Wind, flower, snow and moon are the most famous four grand landscapes and are very common images when writing poems. Men of letters mostly have a kind of love knot towards them. Especially, to the snow, in Chinese proverb, we have “A timely snow promises a good harvest” and “Under water, famine; under snow, bread” and so forth to show best wishes towards next year.

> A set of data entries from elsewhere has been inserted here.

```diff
@@ -890,9 +931,10 @@
     const int role = FIN != QF_PLAIN ? (int)((roles >> (4 * blockIdx.z)) & 15u) : CSTR_CHAIN_ROLE_PLAIN;
     const bool nxt = role == CSTR_CHAIN_ROLE_NEXT || role == CSTR_CHAIN_ROLE_NEXT_STORE;
     const bool own = nxt || role == CSTR_CHAIN_ROLE_PI;
-    const bool fin_rows = own || (role == CSTR_CHAIN_ROLE_STORE_PI && blockIdx.x == 0);
-    const bool fin_lane = FIN != QF_PLAIN && fin_rows && t < 16 * A;
-    const int f_row = t / A, f_j = t % A;
+    constexpr int FW = T < CH_WAVES ? CH_WAVES - 1 : 0;
+    const bool fin_store = FIN != QF_PLAIN && blockIdx.x == 0 && (role == CSTR_CHAIN_ROLE_STORE_PI || role == CSTR_CHAIN_ROLE_PI || role == CSTR_CHAIN_ROLE_NEXT_STORE);
+    const bool fin_lane = FIN != QF_PLAIN && (own || fin_store) && wave == FW && lane < 16 * A;
+    const int f_row = lane / A, f_j = lane % A;
     constexpr bool f_det = FIN == QF_DETERMINISTIC;
     PartBatchN<PB> p_mu, p_raw;
     float f_ev = 0.0f, f_hb_mu = 0.0f, f_hb_raw = 0.0f;
@@ -902,56 +944,73 @@
         const int64_t pstride = (int64_t)fin_part_rows * HN, ptotal = pstride * fin_parts;
         p_mu.request(fin_head_part, fin_parts, pstride, f_i * HN + f_j, ptotal, fin_lane);
         if (!f_det) p_raw.request(fin_head_part, fin_parts, pstride, f_i * HN + A + f_j, ptotal, fin_lane);
+        const __amdgpu_buffer_rsrc_t re = rsrc_of(fin_eps, (int64_t)fin_part_rows * A), rh = rsrc_of(fin_hb, HN);
+        f_ev = ld32(re, (fin_lane && (!f_det || fin_eps)) ? (int)(4u * (unsigned)(f_i * A + f_j)) : BUF_OOB);
+        f_hb_mu = ld32(rh, fin_lane ? 4 * f_j : BUF_OOB);
+        if (!f_det) f_hb_raw = ld32(rh, fin_lane ? 4 * (A + f_j) : BUF_OOB);
     }
     asm volatile("" ::"s"(net.w1), "s"(net.b1), "s"(net.w2), "s"(net.b2), "s"(net.w3), "s"(net.x), "s"(net.h1), "s"(net.h2), "s"(net.q_part));
     if (FIN != QF_PLAIN) asm volatile("" ::"s"(o_x_pi), "s"(o_x_next), "s"(o_params), "s"(o_logp_pi), "s"(o_logp_next));
-    if (fin_lane) {
-        f_ev = (!f_det || fin_eps) ? fin_eps[f_i * A + f_j] : 0.0f;
-        f_hb_mu = fin_hb[f_j];
-        f_hb_raw = f_det ? 0.0f : fin_hb[A + f_j];
-    }
+    const int x_row = t >> 4, x_k = t & 15;
+    const bool x_ld = x_k < W && !(own && x_k >= D);
+    const float x_in = ld32(rsrc_of(net.x, (int64_t)B * W), x_ld ? 4 * ((m0 + x_row) * W + x_k) : BUF_OOB);
+    stage_w1<W>(w1s, net.w1, net.b1, H1);
+    L1Direct<W> l1d;
+    if constexpr (W % 4 == 2) l1d.request_pairs(net.w1, net.b1, H1);
+    else if (l1_pad<W>() == 0) l1d.request(net.w1, net.b1, H1);
     float4 bq[NQ];
     load_b_fwd<NQ>(bq, net.w2, H2, H1, n0, ks, S);
     const int col = min(n0 + r, H2 - 1);
     const float bv = net.b2[col];
     const float w3v = col_ok ? net.w3[col] : 0.0f;
-    stage_w1<W>(w1s, net.w1, net.b1, H1);
-    L1Direct<W> l1d;
-    if (l1_pad<W>() == 0) l1d.request(net.w1, net.b1, H1);
-    {
-        const int row = t >> 4, k = t & 15;
-        float xv = k == W ? 1.0f : 0.0f;
-        if (k < W && !(own && k >= D)) xv = net.x[(int64_t)(m0 + row) * W + k];
-        if (!(own && k >= D && k < W)) xs[row * 16 + k] = xv;
-    }
-    float f_mu = 0.0f, f_raw = 0.0f, f_a = 0.0f, f_lp = 0.0f;
-    if (fin_lane) {
-        const float ev = f_ev;
+    if (!(own && x_k >= D && x_k < W)) xs[x_row * 16 + x_k] = x_ld ? x_in : (x_k == W ? 1.0f : 0.0f);
+    float f_mu = 0.0f, f_raw = 0.0f, f_a = 0.0f, f_sd = 0.0f, f_u = 0.0f;
+    const auto fin_action = [&]() {
         f_mu = p_mu.sum() + f_hb_mu;
+        CH_STAMP_FIN(3, f_mu);
         if (f_det) {
             f_a = tanhf(f_mu);
-            if (nxt) f_a = fminf(fmaxf(f_a + fminf(fmaxf(ev * fin_sigma, -fin_clip), fin_clip), -1.0f), 1.0f);
+            if (nxt) f_a = fminf(fmaxf(f_a + fminf(fmaxf(f_ev * fin_sigma, -fin_clip), fin_clip), -1.0f), 1.0f);
         } else {
             f_raw = p_raw.sum() + f_hb_raw;
-            float term;
-            sample_action(f_mu, f_raw, ev, f_a, term);
-            f_lp = term;
-            if (A >= 2) f_lp += __shfl_xor(f_lp, 1, 64);
-            if (A == 4) f_lp += __shfl_xor(f_lp, 2, 64);
-        }
-        if (own) xs[f_row * 16 + D + f_j] = f_a;
+            sample_action_act(f_mu, f_raw, f_ev, f_a, f_sd, f_u);
+        }
+    };
+    const auto fin_deferred = [&]() {
+        if (fin_lane && fin_store) {
+            if (!own) fin_action();
+            const int bb = m0 + f_row;
+            (nxt ? o_x_next : o_x_pi)[(int64_t)bb * W + D + f_j] = f_a;
+            if (!f_det) {
+                if (!nxt) {
+                    o_params[(int64_t)bb * 2 * A + f_j] = f_mu;
+                    o_params[(int64_t)bb * 2 * A + A + f_j] = f_raw;
+                }
+                float f_lp = sample_action_logp(f_mu, f_sd, f_u, f_a);
+                if (A >= 2) f_lp += __shfl_xor(f_lp, 1, 64);
+                if (A == 4) f_lp += __shfl_xor(f_lp, 2, 64);
+                CH_STAMP_FIN(5, f_lp);
+                if (f_j == 0) (nxt ? o_logp_next : o_logp_pi)[bb] = f_lp;
+            }
+        }
+    };
+    if (fin_lane && own) {
+        fin_action();
+        xs[f_row * 16 + D + f_j] = f_a;
+        CH_STAMP_FIN(4, f_a);
     }
     CH_STAMP(1, 1);
     lds_barrier();
     CH_STAMP(1, 2);
     layer1_mfma<l1_pad<W>(), W>(xs, w1s, panel, ld, H1, &l1d, net.w1, net.b1);
     lds_barrier();
-    CH_STAMP(1, 3);
+    if (!FIN_STAMPS) CH_STAMP(1, 3);
     f32x4 acc = tile_mma<NQ>(panel, ld, H1, bq, ks, S);
-    CH_STAMP(1, 4);
+    if (!FIN_STAMPS) CH_STAMP(1, 4);
     acc = combine_split_k(acc, smem, T, S);
-    CH_STAMP(1, 5);
+    if (!FIN_STAMPS) CH_STAMP(1, 5);
     float hv[4] = {0.0f, 0.0f, 0.0f, 0.0f};
+    if (FW != 0 && wave == FW) fin_deferred();
     if (wave < T) {
 #pragma unroll
         for (int e = 0; e < 4; ++e) {
@@ -979,15 +1038,7 @@
         for (int e = 0; e < 4; ++e) net.h2[(int64_t)(m0 + 4 * h + e) * H2 + n0 + r] = hv[e];
     }
     if (blockIdx.x == 0 && net.h1) store_panel(panel, ld, net.h1, H1, m0);
-    if (fin_lane && blockIdx.x == 0 && role != CSTR_CHAIN_ROLE_NEXT) {
-        const int bb = m0 + f_row;
-        (nxt ? o_x_next : o_x_pi)[(int64_t)bb * W + D + f_j] = f_a;
-        if (!nxt && !f_det) {
-            o_params[(int64_t)bb * 2 * A + f_j] = f_mu;
-            o_params[(int64_t)bb * 2 * A + A + f_j] = f_raw;
-        }
-        if (f_j == 0 && !f_det) (nxt ? o_logp_next : o_logp_pi)[bb] = f_lp;
-    }
+    if (FW == 0) fin_deferred();
     CH_STAMP(1, 7);
 }
 
```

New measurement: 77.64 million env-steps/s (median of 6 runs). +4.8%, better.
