constexpr int WG_SORT_THREADS = WG_SORT_MAX / 16;
__device__ __forceinline__ int wg_slot(int p) { return p + (p >> 4); }
__global__ void __launch_bounds__(WG_SORT_THREADS)
tile_sort_wg_kernel(int tiles, int gx, const uint32_t* __restrict__ ranges, unsigned long long* __restrict__ keys,
                    const uint2* __restrict__ gm_base, uint32_t* __restrict__ point_list,
                    uint32_t* __restrict__ gm_index, uint8_t* __restrict__ qmask) {
    extern __shared__ __attribute__((aligned(16))) unsigned long long buf[];
    int t = xcd_tile(blockIdx.x, tiles);
    if (t < 0) return;
    const uint32_t lo = ranges[2 * t], n = ranges[2 * t + 1] - lo;
    if (n <= (uint32_t)WAVE_SORT_MAX) return;
    const uint32_t c0 = blockIdx.y * (uint32_t)WG_SORT_MAX;
    if (c0 >= n) return;
    const uint32_t cnt = min((uint32_t)WG_SORT_MAX, n - c0);
    const int wave = threadIdx.x >> 6, lane = threadIdx.x & 63;
    unsigned long long* chunk = keys + lo + c0;
    {
        const uint32_t w0 = (uint32_t)wave * WAVE_SORT_MAX;
        const uint32_t wn = w0 < cnt ? min((uint32_t)WAVE_SORT_MAX, cnt - w0) : 0u;
        uint32_t klo[16], khi[16];
        wave_sort_regs<16>(wn, chunk + w0, klo, khi);
#pragma unroll
        for (int e = 0; e < 16; ++e)
            buf[wg_slot((int)w0 + lane * 16 + e)] = ((unsigned long long)khi[e] << 32) | klo[e];
    }
    __syncthreads();
    for (uint32_t L = WAVE_SORT_MAX; L < (uint32_t)WG_SORT_MAX && L < cnt; L <<= 1) {
        constexpr int PER = WG_SORT_MAX / WG_SORT_THREADS;
        unsigned long long outk[PER];
        const uint32_t o0 = threadIdx.x * PER, pairbase = o0 / (2u * L) * (2u * L), d0 = o0 - pairbase;
        {
            auto keyA = [&](uint32_t i) { return buf[wg_slot((int)(pairbase + i))]; };
            auto keyB = [&](uint32_t j) { return buf[wg_slot((int)(pairbase + L + j))]; };
            uint32_t a = d0 > L ? d0 - L : 0u, b = min(d0, L);
            while (a < b) {
                const uint32_t mid = (a + b) >> 1;
                if (keyA(mid) < keyB(d0 - mid - 1)) a = mid + 1;
                else b = mid;
            }
            uint32_t ia = a, ib = d0 - a;
            unsigned long long x = ia < L ? keyA(ia) : ~0ull, y = ib < L ? keyB(ib) : ~0ull;
#pragma unroll
            for (int k = 0; k < PER; ++k) {
                const bool takeA = x <= y;
                outk[k] = takeA ? x : y;
                if (takeA) {
                    ++ia;
                    x = ia < L ? keyA(ia) : ~0ull;
                } else {
                    ++ib;
                    y = ib < L ? keyB(ib) : ~0ull;
                }
            }
        }
        __syncthreads();
#pragma unroll
        for (int k = 0; k < PER; ++k) buf[wg_slot((int)(o0 + k))] = outk[k];
        __syncthreads();
    }
    const unsigned long long* src = buf;
    if (n <= (uint32_t)WG_SORT_MAX) {
        const FinalLists fl{gm_base, point_list, gm_index, qmask, t % gx, t / gx};
        for (uint32_t e = threadIdx.x; e < cnt; e += 4 * WG_SORT_THREADS)
            fl.template write_batch<4>(lo, e, (uint32_t)WG_SORT_THREADS, cnt, [&](uint32_t i, int) { return (uint32_t)src[wg_slot((int)i)]; });
    } else {
        for (uint32_t e = threadIdx.x; e < cnt; e += WG_SORT_THREADS) chunk[e] = src[wg_slot((int)e)];
    }
}

constexpr int MP_SEG = 4096;
__device__ __forceinline__ uint32_t merge_passes_needed(uint32_t n) {
    uint32_t chunks = (n + WG_SORT_MAX - 1) / WG_SORT_MAX, p = 0;
    while ((1u << p) < chunks) ++p;
    return p;
}

__device__ __forceinline__ uint32_t merge_path_cut(const unsigned long long* __restrict__ A, uint32_t la,
                                                   const unsigned long long* __restrict__ B, uint32_t lb, uint32_t s) {
    const uint32_t lane = threadIdx.x & 63;
    uint32_t lo = s > lb ? s - lb : 0u, hi = min(s, la);
    while (lo < hi) {
        const uint32_t span = hi - lo;
        const uint32_t p = span >= 65u ? lo + (uint32_t)(((unsigned long long)span * (lane + 1)) / 65u) : min(lo + lane, hi - 1);
        const bool below = A[p] < B[s - p - 1];
        const unsigned long long bal = __builtin_amdgcn_ballot_w64(below);
        const int c = __builtin_popcountll(bal);
        const uint32_t plast = __shfl(p, c > 0 ? c - 1 : 0, 64), pfirst = __shfl(p, c < 64 ? c : 63, 64);
        const uint32_t nlo = c > 0 ? plast + 1 : lo, nhi = c < 64 ? pfirst : hi;
        if (span < 65u) {
            return c < (int)min(span, 64u) ? lo + (uint32_t)c : hi;
        }
        lo = nlo;
        hi = nhi;
    }
    return lo;
}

In the poem “To the tune of Chin Yuan Chun-Snow” Chair Mao wrote like this:
“North country scene:
A hundred leagues locked in ice,
A thousand leagues of whirling snow.
Both sides of the Great Wall
One single white immensity.
The Yellow River's swift current
Is stilled from end to end.
The mountains dance like silver snakes
And the highlands charge like wax-hued elephants,
Vying with heaven in stature.
On a fine day, the land,
Clad in white, adorned in red,
Grows more enchanting.
This land so rich in beauty
Has made countless heroes bow in homage.
But alas! Chin Shih-huang and Han Wu-ti
Were lacking in literary grace,
And Tang Tai-tsung and Sung Tai-tsu
Had little poetry in their souls;
And Genghis Khan,
Proud Son of Heaven for a day,
Knew only shooting eagles, bow outstretched
All are past and gone!
For truly great men
Look to this age alone.”
By depicting such kind of landscape, Chair Mao expressed his great ambition and best wishes towards his career. Such kind of descriptions can be found everywhere in Chinese ancient poems.